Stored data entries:
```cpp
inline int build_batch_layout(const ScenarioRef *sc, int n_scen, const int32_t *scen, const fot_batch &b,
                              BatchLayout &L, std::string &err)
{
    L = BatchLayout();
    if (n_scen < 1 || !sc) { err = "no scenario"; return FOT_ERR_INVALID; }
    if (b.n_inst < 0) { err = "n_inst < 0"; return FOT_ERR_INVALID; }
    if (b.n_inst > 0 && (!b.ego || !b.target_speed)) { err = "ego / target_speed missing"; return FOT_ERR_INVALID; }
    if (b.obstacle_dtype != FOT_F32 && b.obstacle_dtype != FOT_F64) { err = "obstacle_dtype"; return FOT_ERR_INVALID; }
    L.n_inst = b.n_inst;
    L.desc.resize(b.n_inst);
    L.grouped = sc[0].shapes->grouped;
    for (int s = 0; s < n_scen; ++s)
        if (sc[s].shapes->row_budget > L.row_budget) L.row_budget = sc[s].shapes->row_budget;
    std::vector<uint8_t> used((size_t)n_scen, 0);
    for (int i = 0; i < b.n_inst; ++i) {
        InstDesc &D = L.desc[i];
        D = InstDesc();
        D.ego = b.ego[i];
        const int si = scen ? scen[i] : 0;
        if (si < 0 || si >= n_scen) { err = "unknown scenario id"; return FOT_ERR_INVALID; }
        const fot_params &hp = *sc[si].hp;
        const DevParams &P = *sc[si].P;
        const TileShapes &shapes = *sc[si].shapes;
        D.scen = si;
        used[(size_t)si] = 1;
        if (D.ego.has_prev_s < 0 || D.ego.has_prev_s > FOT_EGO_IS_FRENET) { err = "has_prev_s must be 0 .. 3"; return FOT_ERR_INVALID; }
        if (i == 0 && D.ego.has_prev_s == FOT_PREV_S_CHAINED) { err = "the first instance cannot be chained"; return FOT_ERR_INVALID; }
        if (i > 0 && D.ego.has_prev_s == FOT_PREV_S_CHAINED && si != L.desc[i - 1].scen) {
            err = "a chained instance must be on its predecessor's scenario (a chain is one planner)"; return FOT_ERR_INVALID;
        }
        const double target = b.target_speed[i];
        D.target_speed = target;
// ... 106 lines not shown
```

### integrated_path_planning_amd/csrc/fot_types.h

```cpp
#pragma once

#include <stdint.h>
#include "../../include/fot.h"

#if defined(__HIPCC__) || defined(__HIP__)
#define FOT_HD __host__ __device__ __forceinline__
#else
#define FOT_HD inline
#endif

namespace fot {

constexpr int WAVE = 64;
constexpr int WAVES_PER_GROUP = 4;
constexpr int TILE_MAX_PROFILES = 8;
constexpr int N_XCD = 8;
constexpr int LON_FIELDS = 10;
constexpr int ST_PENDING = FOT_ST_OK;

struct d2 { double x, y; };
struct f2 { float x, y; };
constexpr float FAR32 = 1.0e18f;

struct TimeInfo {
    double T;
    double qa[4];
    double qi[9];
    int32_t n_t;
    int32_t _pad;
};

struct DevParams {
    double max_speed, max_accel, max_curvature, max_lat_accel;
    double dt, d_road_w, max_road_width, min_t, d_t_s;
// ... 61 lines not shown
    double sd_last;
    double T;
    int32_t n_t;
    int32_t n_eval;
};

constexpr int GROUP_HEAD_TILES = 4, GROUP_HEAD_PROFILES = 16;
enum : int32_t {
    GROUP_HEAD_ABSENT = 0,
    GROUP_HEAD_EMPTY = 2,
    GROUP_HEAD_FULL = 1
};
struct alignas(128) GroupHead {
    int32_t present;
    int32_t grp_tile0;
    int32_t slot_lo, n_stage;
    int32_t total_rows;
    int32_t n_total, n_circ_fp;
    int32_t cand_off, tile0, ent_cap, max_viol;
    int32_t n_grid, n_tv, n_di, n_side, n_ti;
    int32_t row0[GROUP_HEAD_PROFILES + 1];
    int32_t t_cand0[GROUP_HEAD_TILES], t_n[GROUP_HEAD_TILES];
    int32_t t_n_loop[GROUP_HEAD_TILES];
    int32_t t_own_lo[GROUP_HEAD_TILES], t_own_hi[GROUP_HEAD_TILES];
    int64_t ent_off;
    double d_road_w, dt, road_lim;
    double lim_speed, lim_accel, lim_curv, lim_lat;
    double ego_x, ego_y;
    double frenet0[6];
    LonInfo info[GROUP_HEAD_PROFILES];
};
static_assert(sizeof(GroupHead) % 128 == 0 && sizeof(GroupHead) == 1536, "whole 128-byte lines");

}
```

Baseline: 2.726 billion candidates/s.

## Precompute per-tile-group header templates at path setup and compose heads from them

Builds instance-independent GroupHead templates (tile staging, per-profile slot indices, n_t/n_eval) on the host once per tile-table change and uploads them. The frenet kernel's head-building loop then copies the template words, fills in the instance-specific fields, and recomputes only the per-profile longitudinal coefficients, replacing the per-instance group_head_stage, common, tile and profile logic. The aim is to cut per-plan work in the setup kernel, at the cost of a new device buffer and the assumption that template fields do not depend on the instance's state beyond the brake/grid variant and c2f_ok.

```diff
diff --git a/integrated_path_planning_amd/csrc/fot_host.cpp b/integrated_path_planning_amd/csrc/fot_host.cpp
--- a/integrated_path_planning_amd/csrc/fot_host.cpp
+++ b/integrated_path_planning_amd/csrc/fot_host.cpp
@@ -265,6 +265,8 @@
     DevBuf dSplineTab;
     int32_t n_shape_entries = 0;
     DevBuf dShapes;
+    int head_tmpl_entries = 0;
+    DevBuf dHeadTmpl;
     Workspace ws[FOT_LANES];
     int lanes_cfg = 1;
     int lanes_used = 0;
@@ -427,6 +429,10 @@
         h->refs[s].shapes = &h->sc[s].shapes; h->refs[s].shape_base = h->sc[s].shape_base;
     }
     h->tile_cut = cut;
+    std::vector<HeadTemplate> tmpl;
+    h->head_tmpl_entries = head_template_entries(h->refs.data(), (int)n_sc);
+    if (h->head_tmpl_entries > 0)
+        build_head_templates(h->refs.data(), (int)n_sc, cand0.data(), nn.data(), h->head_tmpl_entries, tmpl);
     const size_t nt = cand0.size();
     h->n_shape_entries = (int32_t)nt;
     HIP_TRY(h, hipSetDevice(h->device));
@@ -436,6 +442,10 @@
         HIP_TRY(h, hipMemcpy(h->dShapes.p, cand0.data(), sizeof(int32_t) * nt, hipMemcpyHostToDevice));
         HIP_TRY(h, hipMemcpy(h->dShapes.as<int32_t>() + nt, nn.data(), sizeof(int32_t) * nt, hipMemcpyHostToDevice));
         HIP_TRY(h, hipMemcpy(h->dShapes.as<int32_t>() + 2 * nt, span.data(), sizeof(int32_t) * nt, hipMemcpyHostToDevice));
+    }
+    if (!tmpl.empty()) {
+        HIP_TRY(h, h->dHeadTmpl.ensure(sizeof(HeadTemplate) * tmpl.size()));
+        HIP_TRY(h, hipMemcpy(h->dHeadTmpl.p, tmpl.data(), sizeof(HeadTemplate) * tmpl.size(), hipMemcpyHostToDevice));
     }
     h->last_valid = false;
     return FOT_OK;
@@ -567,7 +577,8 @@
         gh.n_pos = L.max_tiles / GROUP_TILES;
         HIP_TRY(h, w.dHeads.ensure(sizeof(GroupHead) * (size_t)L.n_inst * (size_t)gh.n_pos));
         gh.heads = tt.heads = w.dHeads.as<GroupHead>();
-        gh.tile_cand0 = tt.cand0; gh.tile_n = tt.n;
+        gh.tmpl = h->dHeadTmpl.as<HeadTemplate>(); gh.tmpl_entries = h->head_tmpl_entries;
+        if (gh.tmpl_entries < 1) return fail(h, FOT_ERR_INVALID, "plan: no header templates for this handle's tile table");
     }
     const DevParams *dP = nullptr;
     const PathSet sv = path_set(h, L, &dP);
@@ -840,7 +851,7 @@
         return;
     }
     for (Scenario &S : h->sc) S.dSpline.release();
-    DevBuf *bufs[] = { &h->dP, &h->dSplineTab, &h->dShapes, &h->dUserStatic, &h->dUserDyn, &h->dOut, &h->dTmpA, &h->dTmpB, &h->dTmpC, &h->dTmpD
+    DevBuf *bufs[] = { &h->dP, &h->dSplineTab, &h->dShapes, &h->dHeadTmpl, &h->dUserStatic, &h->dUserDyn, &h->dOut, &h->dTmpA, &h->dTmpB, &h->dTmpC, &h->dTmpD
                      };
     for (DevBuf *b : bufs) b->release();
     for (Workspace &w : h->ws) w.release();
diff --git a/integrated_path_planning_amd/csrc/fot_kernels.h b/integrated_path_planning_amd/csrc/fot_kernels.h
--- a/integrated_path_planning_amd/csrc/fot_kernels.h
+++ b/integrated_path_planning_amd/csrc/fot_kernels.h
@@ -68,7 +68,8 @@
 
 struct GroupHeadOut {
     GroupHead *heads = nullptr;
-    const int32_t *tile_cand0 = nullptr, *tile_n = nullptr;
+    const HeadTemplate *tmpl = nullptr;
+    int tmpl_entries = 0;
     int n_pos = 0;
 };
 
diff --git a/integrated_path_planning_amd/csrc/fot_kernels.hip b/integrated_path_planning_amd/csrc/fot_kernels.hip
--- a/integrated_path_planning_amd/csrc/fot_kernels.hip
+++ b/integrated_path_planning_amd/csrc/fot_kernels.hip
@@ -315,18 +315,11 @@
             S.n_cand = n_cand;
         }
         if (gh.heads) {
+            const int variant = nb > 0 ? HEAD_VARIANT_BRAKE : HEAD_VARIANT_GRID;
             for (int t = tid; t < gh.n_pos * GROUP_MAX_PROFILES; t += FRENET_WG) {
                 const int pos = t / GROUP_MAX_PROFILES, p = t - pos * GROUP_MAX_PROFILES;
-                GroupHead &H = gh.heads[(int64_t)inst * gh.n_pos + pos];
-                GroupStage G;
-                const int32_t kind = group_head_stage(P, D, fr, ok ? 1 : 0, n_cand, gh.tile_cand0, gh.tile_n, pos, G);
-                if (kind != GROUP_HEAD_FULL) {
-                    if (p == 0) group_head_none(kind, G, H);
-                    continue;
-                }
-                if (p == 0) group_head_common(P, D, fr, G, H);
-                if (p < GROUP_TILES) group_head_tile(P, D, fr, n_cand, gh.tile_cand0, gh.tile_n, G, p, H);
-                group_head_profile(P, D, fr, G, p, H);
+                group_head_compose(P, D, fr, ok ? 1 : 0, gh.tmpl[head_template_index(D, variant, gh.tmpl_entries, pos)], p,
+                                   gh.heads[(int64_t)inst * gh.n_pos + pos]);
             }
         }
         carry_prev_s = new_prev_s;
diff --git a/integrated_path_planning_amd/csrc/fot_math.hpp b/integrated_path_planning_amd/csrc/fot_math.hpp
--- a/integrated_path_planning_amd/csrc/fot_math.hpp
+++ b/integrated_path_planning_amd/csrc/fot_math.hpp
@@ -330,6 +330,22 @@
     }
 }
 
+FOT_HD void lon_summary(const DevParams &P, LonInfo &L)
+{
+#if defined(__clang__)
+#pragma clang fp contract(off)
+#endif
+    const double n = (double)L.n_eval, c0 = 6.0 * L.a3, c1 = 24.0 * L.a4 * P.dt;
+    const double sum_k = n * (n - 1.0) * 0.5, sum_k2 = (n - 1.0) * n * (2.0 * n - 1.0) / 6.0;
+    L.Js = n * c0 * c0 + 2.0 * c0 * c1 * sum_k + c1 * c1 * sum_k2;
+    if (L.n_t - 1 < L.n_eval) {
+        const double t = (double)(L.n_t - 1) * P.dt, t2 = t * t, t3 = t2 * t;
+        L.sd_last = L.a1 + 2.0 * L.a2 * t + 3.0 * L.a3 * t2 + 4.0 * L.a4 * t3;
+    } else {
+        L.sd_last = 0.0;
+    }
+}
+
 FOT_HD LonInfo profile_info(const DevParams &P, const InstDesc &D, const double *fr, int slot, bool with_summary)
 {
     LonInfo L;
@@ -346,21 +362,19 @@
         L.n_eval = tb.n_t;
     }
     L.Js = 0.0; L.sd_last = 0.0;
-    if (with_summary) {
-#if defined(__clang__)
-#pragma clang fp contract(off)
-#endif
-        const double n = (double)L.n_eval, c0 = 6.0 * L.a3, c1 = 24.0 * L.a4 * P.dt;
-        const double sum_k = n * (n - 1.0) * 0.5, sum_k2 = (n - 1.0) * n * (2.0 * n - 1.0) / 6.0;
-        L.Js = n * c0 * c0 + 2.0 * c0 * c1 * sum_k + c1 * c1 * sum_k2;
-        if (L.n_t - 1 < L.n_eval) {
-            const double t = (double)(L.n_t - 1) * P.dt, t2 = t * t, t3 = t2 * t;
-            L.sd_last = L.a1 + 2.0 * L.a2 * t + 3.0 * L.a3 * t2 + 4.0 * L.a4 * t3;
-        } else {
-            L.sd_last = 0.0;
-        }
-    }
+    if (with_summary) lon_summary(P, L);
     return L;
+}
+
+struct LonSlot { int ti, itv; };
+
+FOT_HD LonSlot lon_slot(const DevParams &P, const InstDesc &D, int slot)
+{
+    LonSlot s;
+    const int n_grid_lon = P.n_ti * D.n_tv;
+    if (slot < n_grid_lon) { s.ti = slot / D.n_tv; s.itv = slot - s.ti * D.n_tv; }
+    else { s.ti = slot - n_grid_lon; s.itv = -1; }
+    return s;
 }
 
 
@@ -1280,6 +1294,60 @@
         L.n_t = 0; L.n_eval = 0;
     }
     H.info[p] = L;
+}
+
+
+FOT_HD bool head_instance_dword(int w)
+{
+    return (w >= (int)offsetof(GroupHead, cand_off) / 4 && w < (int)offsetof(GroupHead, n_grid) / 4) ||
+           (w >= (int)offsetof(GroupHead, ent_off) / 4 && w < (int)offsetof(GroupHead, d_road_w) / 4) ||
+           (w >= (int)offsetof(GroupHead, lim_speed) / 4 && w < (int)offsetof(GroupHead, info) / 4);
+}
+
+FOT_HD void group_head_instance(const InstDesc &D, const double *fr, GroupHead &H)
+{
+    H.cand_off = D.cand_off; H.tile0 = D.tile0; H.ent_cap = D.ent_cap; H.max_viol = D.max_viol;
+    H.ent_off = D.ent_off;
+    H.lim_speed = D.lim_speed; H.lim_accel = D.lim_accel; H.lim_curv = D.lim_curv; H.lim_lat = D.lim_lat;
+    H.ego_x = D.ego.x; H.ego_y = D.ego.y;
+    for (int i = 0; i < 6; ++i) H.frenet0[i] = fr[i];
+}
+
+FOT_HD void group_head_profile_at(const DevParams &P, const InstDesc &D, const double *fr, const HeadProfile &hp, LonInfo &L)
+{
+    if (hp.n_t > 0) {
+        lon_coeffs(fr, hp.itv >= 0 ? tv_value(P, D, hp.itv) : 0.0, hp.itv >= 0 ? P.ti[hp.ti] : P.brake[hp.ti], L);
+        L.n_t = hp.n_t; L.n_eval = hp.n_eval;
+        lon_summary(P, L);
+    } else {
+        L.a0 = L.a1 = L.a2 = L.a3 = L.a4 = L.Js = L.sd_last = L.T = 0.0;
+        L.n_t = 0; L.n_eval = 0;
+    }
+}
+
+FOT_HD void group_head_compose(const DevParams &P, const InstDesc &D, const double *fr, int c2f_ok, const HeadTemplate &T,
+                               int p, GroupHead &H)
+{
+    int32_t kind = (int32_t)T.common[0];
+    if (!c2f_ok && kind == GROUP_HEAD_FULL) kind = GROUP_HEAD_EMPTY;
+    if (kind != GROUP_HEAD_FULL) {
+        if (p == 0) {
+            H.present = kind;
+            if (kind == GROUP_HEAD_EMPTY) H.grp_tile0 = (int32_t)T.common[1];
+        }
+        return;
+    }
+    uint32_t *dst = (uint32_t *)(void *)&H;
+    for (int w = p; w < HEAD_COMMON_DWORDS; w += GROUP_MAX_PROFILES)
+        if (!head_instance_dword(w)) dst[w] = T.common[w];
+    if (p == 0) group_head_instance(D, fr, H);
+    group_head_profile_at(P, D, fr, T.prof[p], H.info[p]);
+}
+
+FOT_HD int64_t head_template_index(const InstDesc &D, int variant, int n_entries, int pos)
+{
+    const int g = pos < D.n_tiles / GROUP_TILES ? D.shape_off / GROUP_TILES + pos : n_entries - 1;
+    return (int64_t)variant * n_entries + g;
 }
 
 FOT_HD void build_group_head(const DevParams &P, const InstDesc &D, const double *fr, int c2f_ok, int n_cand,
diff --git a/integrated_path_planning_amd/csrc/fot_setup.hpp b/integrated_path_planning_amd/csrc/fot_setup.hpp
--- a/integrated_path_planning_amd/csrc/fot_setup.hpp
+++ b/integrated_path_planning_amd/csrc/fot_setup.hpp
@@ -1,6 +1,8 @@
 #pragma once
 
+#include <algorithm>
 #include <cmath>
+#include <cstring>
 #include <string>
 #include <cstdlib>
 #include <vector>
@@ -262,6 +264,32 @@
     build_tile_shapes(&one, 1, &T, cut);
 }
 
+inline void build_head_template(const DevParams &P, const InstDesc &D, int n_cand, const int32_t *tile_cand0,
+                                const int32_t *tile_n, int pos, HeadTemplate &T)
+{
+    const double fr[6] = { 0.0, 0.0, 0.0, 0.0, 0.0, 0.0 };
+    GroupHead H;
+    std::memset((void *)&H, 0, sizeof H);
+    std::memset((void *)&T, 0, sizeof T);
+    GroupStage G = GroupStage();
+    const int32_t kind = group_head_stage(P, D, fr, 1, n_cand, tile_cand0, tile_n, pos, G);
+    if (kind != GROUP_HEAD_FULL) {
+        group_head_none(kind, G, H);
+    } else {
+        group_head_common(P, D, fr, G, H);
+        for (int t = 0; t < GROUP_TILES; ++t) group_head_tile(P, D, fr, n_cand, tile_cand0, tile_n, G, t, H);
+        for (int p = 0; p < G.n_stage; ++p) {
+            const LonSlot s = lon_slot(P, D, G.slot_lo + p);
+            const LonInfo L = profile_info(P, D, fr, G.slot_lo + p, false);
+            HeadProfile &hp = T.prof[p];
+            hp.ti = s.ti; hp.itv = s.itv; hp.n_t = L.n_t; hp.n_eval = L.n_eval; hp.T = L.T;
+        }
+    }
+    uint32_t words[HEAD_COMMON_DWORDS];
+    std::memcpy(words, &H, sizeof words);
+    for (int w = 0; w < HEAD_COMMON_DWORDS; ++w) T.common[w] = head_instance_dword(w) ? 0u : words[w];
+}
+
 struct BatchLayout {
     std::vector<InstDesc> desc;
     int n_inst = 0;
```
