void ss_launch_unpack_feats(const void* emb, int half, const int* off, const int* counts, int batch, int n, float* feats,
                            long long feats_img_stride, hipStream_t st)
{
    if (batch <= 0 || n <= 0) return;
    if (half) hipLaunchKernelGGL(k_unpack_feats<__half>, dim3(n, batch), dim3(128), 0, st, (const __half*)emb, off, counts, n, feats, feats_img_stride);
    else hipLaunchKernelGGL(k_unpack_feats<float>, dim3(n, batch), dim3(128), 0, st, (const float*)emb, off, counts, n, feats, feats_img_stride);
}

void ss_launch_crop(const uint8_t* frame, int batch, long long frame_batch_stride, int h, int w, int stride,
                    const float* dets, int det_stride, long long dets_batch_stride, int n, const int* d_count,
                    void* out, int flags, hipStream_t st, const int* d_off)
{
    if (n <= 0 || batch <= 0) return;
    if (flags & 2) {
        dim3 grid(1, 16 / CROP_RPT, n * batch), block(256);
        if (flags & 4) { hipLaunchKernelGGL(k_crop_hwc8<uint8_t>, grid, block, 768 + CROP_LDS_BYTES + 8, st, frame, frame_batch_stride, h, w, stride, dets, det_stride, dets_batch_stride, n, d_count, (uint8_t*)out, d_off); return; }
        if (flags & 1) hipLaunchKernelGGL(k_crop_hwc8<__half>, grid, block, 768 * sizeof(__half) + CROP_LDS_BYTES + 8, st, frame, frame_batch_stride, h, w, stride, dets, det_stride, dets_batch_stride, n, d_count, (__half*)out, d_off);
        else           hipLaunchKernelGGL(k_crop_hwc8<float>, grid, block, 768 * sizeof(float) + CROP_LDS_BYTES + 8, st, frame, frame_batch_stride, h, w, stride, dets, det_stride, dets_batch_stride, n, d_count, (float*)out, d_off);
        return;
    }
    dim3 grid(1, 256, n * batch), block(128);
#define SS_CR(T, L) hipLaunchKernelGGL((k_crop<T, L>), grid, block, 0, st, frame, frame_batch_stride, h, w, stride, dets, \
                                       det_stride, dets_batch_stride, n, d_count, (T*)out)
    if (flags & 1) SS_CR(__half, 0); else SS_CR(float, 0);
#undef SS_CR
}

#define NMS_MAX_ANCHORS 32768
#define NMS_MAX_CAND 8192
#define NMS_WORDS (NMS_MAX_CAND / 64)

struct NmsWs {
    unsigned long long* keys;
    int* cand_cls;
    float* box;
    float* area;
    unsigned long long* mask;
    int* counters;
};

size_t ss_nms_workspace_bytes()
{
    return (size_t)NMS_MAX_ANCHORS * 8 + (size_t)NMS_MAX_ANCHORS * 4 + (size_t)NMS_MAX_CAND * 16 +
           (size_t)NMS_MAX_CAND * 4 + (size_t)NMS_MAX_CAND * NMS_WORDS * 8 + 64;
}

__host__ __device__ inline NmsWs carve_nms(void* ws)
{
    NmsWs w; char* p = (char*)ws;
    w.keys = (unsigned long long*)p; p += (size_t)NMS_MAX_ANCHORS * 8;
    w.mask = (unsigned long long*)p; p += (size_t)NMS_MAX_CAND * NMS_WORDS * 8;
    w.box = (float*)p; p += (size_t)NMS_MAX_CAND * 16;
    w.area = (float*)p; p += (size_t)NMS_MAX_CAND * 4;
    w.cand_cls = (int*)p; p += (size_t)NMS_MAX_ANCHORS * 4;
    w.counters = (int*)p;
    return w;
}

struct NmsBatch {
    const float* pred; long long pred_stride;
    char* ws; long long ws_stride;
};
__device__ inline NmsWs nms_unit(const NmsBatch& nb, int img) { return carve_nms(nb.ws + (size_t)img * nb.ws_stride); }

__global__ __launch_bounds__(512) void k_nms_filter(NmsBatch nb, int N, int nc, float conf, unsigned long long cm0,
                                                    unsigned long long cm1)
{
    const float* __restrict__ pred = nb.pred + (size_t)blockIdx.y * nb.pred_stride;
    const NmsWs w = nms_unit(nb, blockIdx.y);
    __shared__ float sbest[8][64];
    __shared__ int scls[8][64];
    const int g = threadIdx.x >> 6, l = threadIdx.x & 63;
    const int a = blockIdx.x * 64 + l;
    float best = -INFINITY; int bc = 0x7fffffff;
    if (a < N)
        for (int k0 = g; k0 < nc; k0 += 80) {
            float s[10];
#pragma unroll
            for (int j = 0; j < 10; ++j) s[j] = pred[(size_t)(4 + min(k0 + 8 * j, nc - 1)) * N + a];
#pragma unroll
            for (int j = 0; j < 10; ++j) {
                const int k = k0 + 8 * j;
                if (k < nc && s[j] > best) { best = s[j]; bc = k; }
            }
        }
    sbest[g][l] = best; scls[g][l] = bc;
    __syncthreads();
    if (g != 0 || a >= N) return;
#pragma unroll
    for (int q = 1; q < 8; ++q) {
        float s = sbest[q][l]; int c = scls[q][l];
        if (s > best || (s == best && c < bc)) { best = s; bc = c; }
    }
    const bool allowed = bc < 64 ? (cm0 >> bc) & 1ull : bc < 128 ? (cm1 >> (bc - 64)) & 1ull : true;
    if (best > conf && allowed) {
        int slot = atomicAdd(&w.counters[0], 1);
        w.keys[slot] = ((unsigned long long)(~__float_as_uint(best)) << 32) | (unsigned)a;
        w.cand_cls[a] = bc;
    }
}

*Work to complete*: Collect the complete line wherever the string "GroupStage" appears in the records.

*Result of this exercise*:
-                GroupStage G;
+    GroupStage G = GroupStage();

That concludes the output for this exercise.